The reliability is based on the idea that the procedures of a study, like the data collection process, can be repeated by other researchers and will deliver the same results (Yin, 1994). The main purpose of this test is to guarantee the fact that if another examiner will use the same procedures and exactly the same case study for a research, the final outcome will be identical with the former’s results (Yin, 1994).
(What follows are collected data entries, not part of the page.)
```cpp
int fused_conv_bwd(int32_t n_seg, const int32_t* seg_begin, const int32_t* seg_end, const int64_t* w_rel,
                   const int64_t* w_self, const int64_t* b_off, const float* d_dy, int64_t lddy, const float* d_gc,
                   int64_t ldgc, const float* d_coef, int32_t width, const float* d_s, int64_t lds, const float* d_x,
                   int64_t ldx, int32_t k_in, const float* d_w, float* d_dw, float* d_dbsum, float* d_ds_out,
                   int64_t ldds, float* d_dxs_out, int64_t lddxs, double* d_psums, hipStream_t sm, int32_t act_bf16,
                   int32_t in_bf16) {
  if (!fused_bwd_enabled() || n_seg > kFMaxSeg || width != 64) return GCMI_ERR_UNSUPPORTED;
  if (in_bf16 && (act_bf16 || d_ds_out != nullptr || k_in <= 64 || k_in > 96)) return GCMI_ERR_UNSUPPORTED;
  {
    int64_t rows = 0;
    for (int sgi = 0; sgi < n_seg; ++sgi) rows = std::max<int64_t>(rows, seg_end[sgi]);
    const int64_t ldmax = std::max(std::max(lddy, ldgc), std::max(std::max(lds, ldx), std::max(ldds, lddxs)));
    if (rows * ldmax >= (int64_t)1 << 30) return GCMI_ERR_UNSUPPORTED;
  }
  if (!aligned16(d_dy) || lddy % 4 || !aligned16(d_gc) || ldgc % 4) return GCMI_ERR_UNSUPPORTED;
  if (d_coef && !aligned16(d_coef)) return GCMI_ERR_UNSUPPORTED;
  if ((act_bf16 || in_bf16) && (!aligned16(d_s) || lds % 4 || !aligned16(d_x) || ldx % 4)) return GCMI_ERR_UNSUPPORTED;
  const bool dgrad = d_ds_out != nullptr;
  FusedTable st;
  const int tiles = make_table(n_seg, seg_begin, seg_end, w_rel, w_self, b_off, &st);
  if (tiles == 0) return GCMI_OK;
  FusedArgs a;
  memset(&a, 0, sizeof(a));
  a.dy = d_dy; a.lddy = (int32_t)lddy; a.x = d_gc; a.ldx = (int32_t)ldgc; a.coef = d_coef;
  a.in[0] = d_s; a.ldin[0] = (int32_t)lds; a.in[1] = d_x; a.ldin[1] = (int32_t)ldx; a.k_in = k_in;
  a.w = d_w; a.dw = d_dw; a.db = d_dbsum;
  a.dout[0] = d_ds_out; a.lddout[0] = (int32_t)ldds; a.dout[1] = d_dxs_out; a.lddout[1] = (int32_t)lddxs;
  a.psums = dgrad ? d_psums : nullptr;
  if (dgrad) {
    if (k_in % 4 || ldds % 4 || lddxs % 4 || !aligned16(d_ds_out) || !aligned16(d_dxs_out)) return GCMI_ERR_UNSUPPORTED;
    if (k_in > 32 && k_in <= 64)
      return act_bf16 == 2 ? launch_fused<64, 2, 2, false, false, true, true, true>(st, tiles, a, sm)
             : act_bf16    ? launch_fused<64, 2, 2, false, false, true, true>(st, tiles, a, sm)
                           : launch_fused<64, 2, 2, false, false, true>(st, tiles, a, sm);
    return GCMI_ERR_UNSUPPORTED;
  }
  if (k_in > 32 && k_in <= 64)
    return act_bf16 == 2 ? launch_fused<64, 2, 2, false, false, false, true, true>(st, tiles, a, sm)
           : act_bf16    ? launch_fused<64, 2, 2, false, false, false, true>(st, tiles, a, sm)
                         : launch_fused<64, 2, 2, false, false, false>(st, tiles, a, sm);
  if (in_bf16) return launch_fused<64, 3, 2, false, false, false, false, false, true>(st, tiles, a, sm);
  if (k_in > 64 && k_in <= 96)
    return act_bf16 == 2 ? launch_fused<64, 3, 2, false, false, false, true, true>(st, tiles, a, sm)
           : act_bf16    ? launch_fused<64, 3, 2, false, false, false, true>(st, tiles, a, sm)
                         : launch_fused<64, 3, 2, false, false, false>(st, tiles, a, sm);
  return GCMI_ERR_UNSUPPORTED;
}

int fused_dense_bwd(int64_t n_rows, const int32_t* d_membership, const float* d_g2, int64_t ldg2,
                    const int32_t* d_arg, const float* d_dense, int64_t ldd, const float* d_coef, int32_t width,
                    const float* d_p, int64_t ldp, int32_t k_in, const float* d_w, float* d_dw, float* d_db,
                    float* d_dp, int64_t lddp, double* d_psums, hipStream_t sm, int32_t act_bf16) {
  if (!fused_bwd_enabled() || width != 128 || k_in <= 32 || k_in > 64 || d_coef == nullptr) return GCMI_ERR_UNSUPPORTED;
  if (!aligned16(d_g2) || ldg2 % 4 || !aligned16(d_arg) || !aligned16(d_dense) || ldd % 4 || !aligned16(d_coef))
    return GCMI_ERR_UNSUPPORTED;
  if (n_rows <= 0 || n_rows > INT32_MAX || k_in % 4 || lddp % 4 || !aligned16(d_dp)) return GCMI_ERR_UNSUPPORTED;
  if (n_rows * std::max<int64_t>(std::max(ldd, ldg2), std::max(ldp, lddp)) >= (int64_t)1 << 30) return GCMI_ERR_UNSUPPORTED;
  const int32_t zero = 0, nn = (int32_t)n_rows;
  const int64_t off0 = 0;
  FusedTable st;
  const int tiles = make_table(1, &zero, &nn, &off0, nullptr, &off0, &st);
  FusedArgs a;
  memset(&a, 0, sizeof(a));
  a.x = d_dense; a.ldx = (int32_t)ldd; a.coef = d_coef;
  a.membership = d_membership; a.g2 = d_g2; a.ldg2 = (int32_t)ldg2; a.arg = d_arg;
  a.in[0] = d_p; a.ldin[0] = (int32_t)ldp; a.k_in = k_in;
  a.w = d_w; a.dw = d_dw; a.db = d_db;
  a.dout[0] = d_dp; a.lddout[0] = (int32_t)lddp;
  a.psums = d_psums;
  if (act_bf16) {
    if (!aligned16(d_p) || ldp % 4) return GCMI_ERR_UNSUPPORTED;
    if (act_bf16 == 2) return launch_fused<128, 2, 1, true, true, true, true, true>(st, tiles, a, sm);
    return launch_fused<128, 2, 1, true, true, true, true>(st, tiles, a, sm);
  }
  return launch_fused<128, 2, 1, true, true, true>(st, tiles, a, sm);
}

}
```

Measured before the change: 21.91 million molecules/s.

## Split dense-layer backward operands to bf16 triples once when staging into LDS

For the fp32 dense-layer fused backward, the gradient tile and the input tile are split into three bf16 parts when written to shared memory, using swizzled layouts. Previously they were stored as fp32 and split again inside each MFMA fragment read. The weight-gradient waves now read fragments with ds_read_tr16 transposed loads, and the input-gradient waves read the pre-split G image directly. The bias gradient is reduced in LDS per segment before one global atomic, and the changed layout needs a different LDS footprint. The intent is to remove repeated split arithmetic and fp32 fragment gathers in the inner MFMA loops, at the cost of rebuilding the input values from three parts for the BatchNorm partial sums and adding an extra block barrier at each bias flush.

```diff
diff --git a/deepchem_amd/csrc/bwd_fused.hip b/deepchem_amd/csrc/bwd_fused.hip
--- a/deepchem_amd/csrc/bwd_fused.hip
+++ b/deepchem_amd/csrc/bwd_fused.hip
@@ -8,6 +8,11 @@
 
 constexpr int kFRows = 64;
 constexpr int kFMaxSeg = 16;
+
+__device__ __forceinline__ uint2 lds_read_tr16(const unsigned char* p) {
+  typedef short s16x4 __attribute__((ext_vector_type(4)));
+  return __builtin_bit_cast(uint2, __builtin_amdgcn_ds_read_tr16_b64_v4i16((__attribute__((address_space(3))) s16x4*)p));
+}
 
 struct FusedTable {
   int32_t n_seg;
@@ -40,9 +45,12 @@
   unsigned long long* diag;
 };
 
-template <int NG, int KT, int NOPS, bool TRANS, bool RD, bool DGRAD, bool HB = false, bool GB = false, bool IB = HB>
+template <int NG, int KT, int NOPS, bool TRANS, bool RD, bool DGRAD, bool HB = false, bool GB = false, bool IB = HB,
+          bool SO = false>
 __global__ void __launch_bounds__(DGRAD ? 512 : 256) __attribute__((amdgpu_waves_per_eu(2)))
 fused_bwd_kernel(FusedTable st, int n_tiles, FusedArgs a, int rev) {
+  static_assert(!SO || (NG == 128 && KT == 2 && NOPS == 1 && TRANS && RD && DGRAD && !HB && !GB && !IB),
+                "split-once: the fp32 dense-layer form");
   static_assert(!GB || HB, "bf16 gradient streams come with bf16 activations");
   static_assert(IB || !HB, "bf16 activations include the block's inputs");
   static_assert(IB == HB || !DGRAD, "In alone as bf16: the weight-gradient-only form");
@@ -71,8 +79,16 @@
   extern __shared__ __attribute__((aligned(16))) unsigned char lds_raw[];
   float* Gs = reinterpret_cast<float*>(lds_raw);
   float* Ins = Gs + kFRows * GP;
-  unsigned short* Wimg = reinterpret_cast<unsigned short*>(Ins + NOPS * kFRows * IP);
+  constexpr int kGImg = kFRows * NG * 2;
+  constexpr int kIImg = kFRows * KP * 2;
+  unsigned char* Gimg = lds_raw;
+  unsigned char* Iimg = lds_raw + 3 * kGImg;
+  unsigned short* Wimg = SO ? reinterpret_cast<unsigned short*>(Iimg + 3 * kIImg)
+                            : reinterpret_cast<unsigned short*>(Ins + NOPS * kFRows * IP);
   float* Outs = reinterpret_cast<float*>(reinterpret_cast<unsigned char*>(Wimg) + kWBytes);
+  float* db_s = Outs + kFRows * OP;
+  auto g_swz = [](int row) { return ((row & 3) << 2) | ((row >> 2) & 3); };
+  auto i_swz = [](int row) { return ((row >> 1) & 1) << 2; };
   __shared__ int t_begin_s[kFMaxSeg], t_end_s[kFMaxSeg], t_tile_s[kFMaxSeg + 1];
   __shared__ long long t_w_s[2][kFMaxSeg], t_db_s[kFMaxSeg];
   __shared__ __attribute__((aligned(16))) float coef_s[3 * NG];
@@ -111,6 +127,8 @@
   for (int c = tid; c < 3 * NG; c += NT) coef_s[c] = a.coef != nullptr ? a.coef[c] : (c < NG ? 1.f : 0.f);
   if constexpr (DGRAD)
     for (int c = tid; c < 2 * KP; c += NT) stat_s[c / KP][c % KP] = 0.0;
+  if constexpr (SO)
+    for (int c = tid; c < NG; c += NT) db_s[c] = 0.f;
 
   __syncthreads();
 
@@ -228,12 +246,31 @@
     for (int t = 0; t < KT; ++t)
 #pragma unroll
       for (int i = 0; i < 16; ++i) accs[t][i] = 0.f;
-    if (wo == 0) {
-      const int64_t boff = t_db_s[seg];
-      const float s = bsum + __shfl_xor(bsum, 32);
-      if (half == 0 && a.db != nullptr && boff >= 0) atomicAdd(a.db + boff + wj * 32 + l31, s);
-    }
-    bsum = 0.f;
+    if constexpr (!SO) {
+      if (wo == 0) {
+        const int64_t boff = t_db_s[seg];
+        const float s = bsum + __shfl_xor(bsum, 32);
+        if (half == 0 && a.db != nullptr && boff >= 0) atomicAdd(a.db + boff + wj * 32 + l31, s);
+      }
+      bsum = 0.f;
+    }
+  };
+  float bs4[4] = {0.f, 0.f, 0.f, 0.f};
+  auto flush_db = [&](int seg) {
+    if constexpr (SO) {
+#pragma unroll
+      for (int q = 0; q < 4; ++q) {
+        const float s = bs4[q] + __shfl_xor(bs4[q], 32);
+        if (half == 0) atomicAdd(&db_s[4 * gq + q], s);
+        bs4[q] = 0.f;
+      }
+      __syncthreads();
+      if (tid < NG) {
+        const int64_t boff = t_db_s[seg];
+        if (a.db != nullptr && boff >= 0) atomicAdd(a.db + boff + tid, db_s[tid]);
+        db_s[tid] = 0.f;
+      }
+    }
   };
 
   static_assert(!DGRAD || NT % IQ == 0, "a thread keeps its column piece over the passes");
@@ -273,7 +310,16 @@
               *reinterpret_cast<float4*>(dst + ((unsigned)(prow0 + r) * (unsigned)ldd + 4u * q)) = v;
             }
             if (a.psums != nullptr) {
-              const float4 in = *reinterpret_cast<const float4*>(Ins + (o * kFRows + r) * IP + 4 * q);
+              float4 in;
+              if constexpr (SO) {
+                const unsigned char* src = Iimg + 128 * r + 16 * ((q >> 1) ^ i_swz(r)) + 8 * (q & 1);
+                const float4 i1 = widen4(*reinterpret_cast<const uint2*>(src));
+                const float4 i2 = widen4(*reinterpret_cast<const uint2*>(src + kIImg));
+                const float4 i3 = widen4(*reinterpret_cast<const uint2*>(src + 2 * kIImg));
+                in = make_float4((i1.x + i2.x) + i3.x, (i1.y + i2.y) + i3.y, (i1.z + i2.z) + i3.z, (i1.w + i2.w) + i3.w);
+              } else {
+                in = *reinterpret_cast<const float4*>(Ins + (o * kFRows + r) * IP + 4 * q);
+              }
               const float wgt = (NOPS == 2 && o == 0) ? deg : 1.f;
               ps1[0] = fmaf(wgt, v.x, ps1[0]); ps1[1] = fmaf(wgt, v.y, ps1[1]);
               ps1[2] = fmaf(wgt, v.z, ps1[2]); ps1[3] = fmaf(wgt, v.w, ps1[3]);
@@ -302,6 +348,7 @@
     if (stamp) t0 = wall_clock64();
     if (seg != cur_seg) {
       if (cur_seg >= 0 && !is_dgrad) flush_w(cur_seg);
+      if (cur_seg >= 0) flush_db(cur_seg);
       cur_seg = seg;
       if constexpr (DGRAD) {
         constexpr int NE = NOPS * KP * NG;
@@ -362,7 +409,19 @@
         const float v = fmaf(cA[q], dyv[q], fmaf(cB[q], xv[q], cC[q]));
         o[q] = (r < valid && xv[q] > 0.f) ? v : 0.f;
       }
-      *reinterpret_cast<float4*>(Gs + r * GP + 4 * gq) = make_float4(o[0], o[1], o[2], o[3]);
+      if constexpr (SO) {
+        unsigned a1, a2, a3, b1, b2, b3;
+        split3_pair(o[0], o[1], a1, a2, a3);
+        split3_pair(o[2], o[3], b1, b2, b3);
+        unsigned char* dst = Gimg + 256 * r + 16 * ((gq >> 1) ^ g_swz(r)) + 8 * (gq & 1);
+        *reinterpret_cast<uint2*>(dst) = make_uint2(a1, b1);
+        *reinterpret_cast<uint2*>(dst + kGImg) = make_uint2(a2, b2);
+        *reinterpret_cast<uint2*>(dst + 2 * kGImg) = make_uint2(a3, b3);
+#pragma unroll
+        for (int q = 0; q < 4; ++q) bs4[q] += o[q];
+      } else {
+        *reinterpret_cast<float4*>(Gs + r * GP + 4 * gq) = make_float4(o[0], o[1], o[2], o[3]);
+      }
     }
 #pragma unroll
     for (int o = 0; o < NOPS; ++o) {
@@ -377,7 +436,17 @@
         v.y = (ok && tail > 1) ? v.y : 0.f;
         v.z = (ok && tail > 2) ? v.z : 0.f;
         v.w = (ok && tail > 3) ? v.w : 0.f;
-        *reinterpret_cast<float4*>(Ins + (o * kFRows + r) * IP + 4 * q) = v;
+        if constexpr (SO) {
+          unsigned a1, a2, a3, b1, b2, b3;
+          split3_pair(v.x, v.y, a1, a2, a3);
+          split3_pair(v.z, v.w, b1, b2, b3);
+          unsigned char* dst = Iimg + 128 * r + 16 * ((q >> 1) ^ i_swz(r)) + 8 * (q & 1);
+          *reinterpret_cast<uint2*>(dst) = make_uint2(a1, b1);
+          *reinterpret_cast<uint2*>(dst + kIImg) = make_uint2(a2, b2);
+          *reinterpret_cast<uint2*>(dst + 2 * kIImg) = make_uint2(a3, b3);
+        } else {
+          *reinterpret_cast<float4*>(Ins + (o * kFRows + r) * IP + 4 * q) = v;
+        }
       }
     }
     if (stamp) { t1 = wall_clock64(); d_a += t1 - t0; }
@@ -389,7 +458,47 @@
     load_src(nrow0, nvalid);
     load_mem(n2row0, n2valid, mem1);
     if (is_dgrad) {
-      if constexpr (DGRAD) {
+      if constexpr (SO) {
+        static_assert(TPW == 1, "one output tile per input-gradient wave");
+#pragma unroll
+        for (int k = 0; k < 16; ++k) accs[0][k] = 0.f;
+        const bool on = t_w_s[0][seg] >= 0;
+        constexpr int NKS = NG / 16;
+        int ln = lane;
+        asm volatile("" : "+v"(ln));
+        const int half = ln >> 5, l31 = ln & 31;
+        const int grow = rb * 32 + l31;
+        const unsigned char* gbase = Gimg + 256 * grow;
+        const int gsw = g_swz(grow);
+        const unsigned short* wbase = Wimg + ((size_t)cg * 32 + l31) * WP + 8 * half;
+        u32x4 gv[2][3], wv[2][3];
+        auto read_k = [&](int ks) {
+          const unsigned char* gp = gbase + 16 * ((2 * ks + half) ^ gsw);
+#pragma unroll
+          for (int pc = 0; pc < 3; ++pc) {
+            gv[ks & 1][pc] = *reinterpret_cast<const u32x4*>(gp + pc * kGImg);
+            wv[ks & 1][pc] = *reinterpret_cast<const u32x4*>(wbase + (size_t)pc * KP * WP + ks * 16);
+          }
+        };
+        read_k(0);
+#pragma unroll
+        for (int ks = 0; ks < NKS; ++ks) {
+          if (ks + 1 < NKS) read_k(ks + 1);
+          if (on) {
+            const u32x4 *g = gv[ks & 1], *w = wv[ks & 1];
+            accs[0] = __builtin_amdgcn_mfma_f32_32x32x16_bf16(as_bf16x8(g[2]), as_bf16x8(w[0]), accs[0], 0, 0, 0);
+            accs[0] = __builtin_amdgcn_mfma_f32_32x32x16_bf16(as_bf16x8(g[0]), as_bf16x8(w[2]), accs[0], 0, 0, 0);
+            accs[0] = __builtin_amdgcn_mfma_f32_32x32x16_bf16(as_bf16x8(g[1]), as_bf16x8(w[1]), accs[0], 0, 0, 0);
+            accs[0] = __builtin_amdgcn_mfma_f32_32x32x16_bf16(as_bf16x8(g[1]), as_bf16x8(w[0]), accs[0], 0, 0, 0);
+            accs[0] = __builtin_amdgcn_mfma_f32_32x32x16_bf16(as_bf16x8(g[0]), as_bf16x8(w[1]), accs[0], 0, 0, 0);
+            accs[0] = __builtin_amdgcn_mfma_f32_32x32x16_bf16(as_bf16x8(g[0]), as_bf16x8(w[0]), accs[0], 0, 0, 0);
+          }
+          __builtin_amdgcn_sched_barrier(0);
+        }
+        float* orow = Outs + (rb * 32 + 4 * half) * OP + cg * 32 + l31;
+#pragma unroll
+        for (int reg = 0; reg < 16; ++reg) orow[((reg & 3) + 8 * (reg >> 2)) * OP] = accs[0][reg];
+      } else if constexpr (DGRAD) {
 #pragma unroll
         for (int t = 0; t < TPW; ++t)
 #pragma unroll
@@ -456,7 +565,52 @@
       const bool on = t_w_s[NOPS == 2 ? wo : 0][seg] >= 0;
       const float* irow = Ins + (NOPS == 2 ? wo : 0) * kFRows * IP;
       constexpr int FPS = 1 + KT, NF = STEPS * FPS;
-      if constexpr (INTERLEAVE) {
+      if constexpr (SO) {
+      int ln = lane;
+      asm volatile("" : "+v"(ln));
+      const int half = ln >> 5;
+      const int tq = (ln >> 2) & 3, tp = ln & 3, cb = (ln >> 4) & 1;
+      const unsigned char *gsrc[2], *isrc[2][KT];
+#pragma unroll
+      for (int s = 0; s < 2; ++s) {
+        const int rl = 8 * half + 4 * s + tq;
+        gsrc[s] = Gimg + 256 * rl + 16 * ((4 * wj + 2 * cb + (tp >> 1)) ^ g_swz(rl)) + 8 * (tp & 1);
+#pragma unroll
+        for (int t = 0; t < KT; ++t)
+          isrc[s][t] = Iimg + 128 * rl + 16 * ((4 * t + 2 * cb + (tp >> 1)) ^ i_swz(rl)) + 8 * (tp & 1);
+      }
+      Frag3 fb[3], fg;
+      auto read_frag = [&](int f) {
+        const int st_ = f / FPS, w_ = f - st_ * FPS;
+#pragma unroll
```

In order to make a study reliable, the research procedures should be documented and there are two specific tactics that deal with these processes: using a case study protocol and creating a case study data base (Yin, 1994). The data collection process for this paper consists mainly on newspaper articles and MNEs' annual reports, therefore any future interested investigator has the possibility to use the same sources and can verify the reliability of the initial research study.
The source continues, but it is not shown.